A major reason that patients are dying from CD is that it is so poorly understood by the medical community. We’re here to change that. The CDCN was developed in August 2012 by a group of physicians and researchers dedicated to finding a cure for Castleman disease and supporting patients along the way. So far we have:
- Connected the global community of 800+ physicians and researchers through the three largest-ever Castleman disease research meetings and an online discussion board
- Assembled a Scientific Advisory Board of 30 experts from eight countries
- Established the current state of medical knowledge for Castleman disease
- Engaged patients on the Scientific Advisory Board, Leadership Team, and all research meetings, as well as through the annual Patient Summit, physician referrals, and educational materials
How can I help accelerate finding a cure for Castleman disease?

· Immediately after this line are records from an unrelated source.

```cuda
int hk_maxpool2x2_bwd_idx(const unsigned char* code, const float* dy, float* dx_nhwc, int N, int H, int W, int C,
                          int dy_nchw, void* stream) {
  HK_REQUIRE(code && dy && dx_nhwc, HK_ERR_ARG, "hk_maxpool2x2_bwd_idx: null pointer");
  HK_REQUIRE(C % 4 == 0 && H % 2 == 0 && W % 2 == 0, HK_ERR_UNSUPPORTED, "hk_maxpool2x2_bwd_idx: C%%4, even H/W required");
  const size_t total = (size_t)N * (H / 2) * (W / 2) * (C / 4);
  maxpool2x2_bwd_idx_kernel<<<grid_1d(total, 256), 256, 0, (cudaStream_t)stream>>>(code, dy, dx_nhwc, N, H, W, C, dy_nchw);
  HK_LAUNCH_CHECK("maxpool2x2_bwd_idx_kernel");
  return 0;
}

}
```

### hawkeye_b200/ops.py

```python
import torch
from torch.autograd import Function

from . import _lib

CAPTURE = None


def _grad_ready(p):
    g = getattr(p, 'grad', None)
    return (g is not None and p.requires_grad and g.is_cuda and g.dtype == torch.float32 and g.is_contiguous()
            and g.shape == p.shape and not p._backward_hooks and not getattr(p, '_post_accumulate_grad_hooks', None))


def _check_cuda(*ts):
    for t in ts:
        if t is not None and not t.is_cuda:
            raise _lib.HawkeyeLibError('hawkeye_b200 ops need CUDA tensors (there is no CPU fallback)')


def _f32c(t):
    if t.dtype != torch.float32:
        raise _lib.HawkeyeLibError(f'hawkeye_b200 ops are fp32 (got {t.dtype})')
    return t.contiguous()

# ... 298 lines not shown
            _lib.call('hk_linear_wgrad', dy, x, dw, db, B, F, N, s)
        return dx, dw, db


def linear(x, w, b):
    return LinearFn.apply(x, w, b)


def check_num_classes(n):
    if int(n) % 4 != 0:
        raise _lib.HawkeyeLibError(f'num_classes={n}: hawkeye_b200 classifiers need num_classes % 4 == 0 (16-byte TMA row '
                                   'pitch of the logit gradients); pad the label space to the next multiple of 4')


class CrossEntropyLSFn(Function):
    @staticmethod
    def forward(ctx, logits, labels, smoothing):
        _check_cuda(logits, labels)
        logits = _f32c(logits)
        labels = labels.contiguous().to(torch.int64)
        B, K = logits.shape
        loss = torch.empty(1, device=logits.device, dtype=torch.float32)
        dlogits = torch.empty_like(logits)
        correct = torch.empty(1, device=logits.device, dtype=torch.int32)
        _lib.call('hk_softmax_ce_ls', logits, labels, loss, dlogits, correct, B, K, float(smoothing), 1.0,
                  _lib.stream_ptr())
        ctx.save_for_backward(dlogits)
        ctx.mark_non_differentiable(correct)
        return loss[0], correct

    @staticmethod
    def backward(ctx, g, _g_correct=None):
        (dlogits,) = ctx.saved_tensors
        return dlogits * g, None, None


class CrossEntropyLS(torch.nn.Module):

    def __init__(self, label_smoothing=0.1):
        super().__init__()
        self.label_smoothing = label_smoothing

    def forward(self, logits, labels):
        loss, correct = CrossEntropyLSFn.apply(logits, labels, self.label_smoothing)
        self.last_correct = correct
        return loss


def _vgg_layers(cfg):
    layers = []
    for v in cfg:
        if v != 'M':
            layers.append((int(v), False))
        elif layers and not layers[-1][1]:
            layers[-1] = (layers[-1][0], True)
        else:
            raise _lib.HawkeyeLibError('VGG cfg: every max-pool must follow a conv')
    if not layers[-1][1]:
        raise _lib.HawkeyeLibError('VGG cfg must end with a max-pool (reference BCNN keeps the last pool)')
    return layers


class VGGFeaturesFn(Function):

    @staticmethod
    def forward(ctx, x, cfg, save, *params):
        _check_cuda(x, *params)
        x = _f32c(x)
        s = _lib.stream_ptr()
        dev = x.device
        N, cin0, H, W = x.shape
        if cin0 != 3:
            raise _lib.HawkeyeLibError('VGG features expect a 3-channel NCHW image')
        layers = _vgg_layers(cfg)
        records = []
        cur, C = x, 3
        fuse_ok = not _lib.get_precise() and CAPTURE is None
        for li, (cout, pool) in enumerate(layers):
            w, b = _f32c(params[2 * li]), params[2 * li + 1]
            rec = dict(inp=cur, H=H, W=W)
            fused = pool and li > 0 and fuse_ok and H % 2 == 0 and W % 2 == 0
            if li == 0:
                y = torch.empty(N, H, W, cout, device=dev, dtype=torch.float32)
                ws0 = _ws(_lib.query('hk_conv3x3_first_fwd_workspace_bytes', N, H, W, cout), dev)
                _lib.call('hk_conv3x3_first_fwd', x, w, b, y, N, H, W, cout, ws0, ws0.numel(), s)
                rec['x27'] = ws0 if save else None
            else:
                wf, rec['wd'] = conv3x3_pack(w, save)
                if not fused:
                    y = conv3x3_fwd(cur, wf, b, relu=True)
            if not fused and CAPTURE is not None:
                CAPTURE.append(('relu', y))
            if pool:
                last = li == len(layers) - 1
                Ho, Wo = H // 2, W // 2
                out = torch.empty((N, cout, Ho, Wo) if last else (N, Ho, Wo, cout), device=dev, dtype=torch.float32)
                code = torch.empty(N, Ho, Wo, cout, device=dev, dtype=torch.uint8) if save else None
                if fused:
                    _lib.call('hk_conv3x3_fwd_pool', cur, wf, b, out, code, N, H, W, C, cout, int(last), s)
                elif save:
                    _lib.call('hk_maxpool2x2_fwd_idx', y, out, code, N, H, W, cout, int(last), s)
                else:
                    _lib.call('hk_maxpool2x2_fwd', y, out, N, H, W, cout, int(last), s)
                if CAPTURE is not None:
                    CAPTURE.append(('pool2', y))
                rec.update(code=code, last=last)
                y, H, W = out, Ho, Wo
            records.append(rec)
            cur, C = y, cout
        ctx.layers, ctx.records, ctx.nparams = layers, (records if save else None), len(params)
        ctx.params = params if save else None
        return cur

    @staticmethod
    def backward(ctx, dfeat):
        if ctx.records is None:
            return (None, None, None) + (None,) * ctx.nparams
        s = _lib.stream_ptr()
        g = _f32c(dfeat)
        grads = [None] * ctx.nparams
        for li in reversed(range(len(ctx.layers))):
            rec, (cout, pool) = ctx.records[li], ctx.layers[li]
            N, H, W = g.shape[0], rec['H'], rec['W']
            if pool:
                dx = torch.empty(N, H, W, cout, device=g.device, dtype=torch.float32)
                _lib.call('hk_maxpool2x2_bwd_idx', rec['code'], g, dx, N, H, W, cout, int(rec['last']), s)
                g = dx
            pw, pb = ctx.params[2 * li], ctx.params[2 * li + 1]
            direct = _grad_ready(pw) and _grad_ready(pb)
            if direct:
                dw, db = pw.grad, pb.grad
            else:
                dw = torch.empty(pw.shape, device=g.device, dtype=torch.float32)
                db = torch.empty(cout, device=g.device, dtype=torch.float32)
                grads[2 * li], grads[2 * li + 1] = dw, db
            if li == 0:
                ws = _ws(_lib.query('hk_conv3x3_first_wgrad_workspace_bytes', N, H, W, cout), g.device)
                _lib.call('hk_conv3x3_first_wgrad_acc', rec['x27'], g, dw, db, N, H, W, cout, ws, ws.numel(), int(direct), s)
            else:
                conv3x3_wgrad(rec['inp'], g, dw, db, accumulate=direct)
                g = conv3x3_dgrad(g, rec['wd'], mask=None if ctx.layers[li - 1][1] else rec['inp'])
        ctx.records = ctx.params = None
        return (None, None, None) + tuple(grads)
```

- Share your Castleman disease data: Be sure that you have taken 15-20 minutes to enroll in the ACCELERATE Castleman disease patient research study, which is collecting data on patients from around the world to identify patterns and information to improve treatment and care. This is a huge opportunity to do your part to help solve the mysteries of CD.
- Share samples: Be sure that you have taken 5 minutes to express interest in contributing samples for ongoing and future research studies, click here.
- Donate funds for CD research: Research is not possible without funding. You can donate or share the link with friends and family to enable life-saving CD research.
- Join the Warriors: Patients can join the Castleman Warrior team and create their own Warrior fundraising pages to share with family and friends.
- Connect: Make sure you have joined the CDCN Patient/Loved One Community, click here to join and gain access to all available information, resources, and peer support groups.
- Let us know how we can help! Email info@castlemannetwork.org or call (610)304-0696 if you would like more information or have any questions.
Does Dr. David Fajgenbaum treat patients at the University of Pennsylvania?
Dr. Fajgenbaum is currently a full time researcher and he does not treat patients. However, if you are interested in being treated at the University of Pennsylvania, Dr. Sunita Nasta and Dr. Adam Cohen are part of the CSTL and are the physicians that provide care for Castleman disease patients. In addition, the CDCN keeps a referral list of physicians around the world that we know to have significant experience treating Castleman disease patients. The list is available to all patients who register with the CDCN.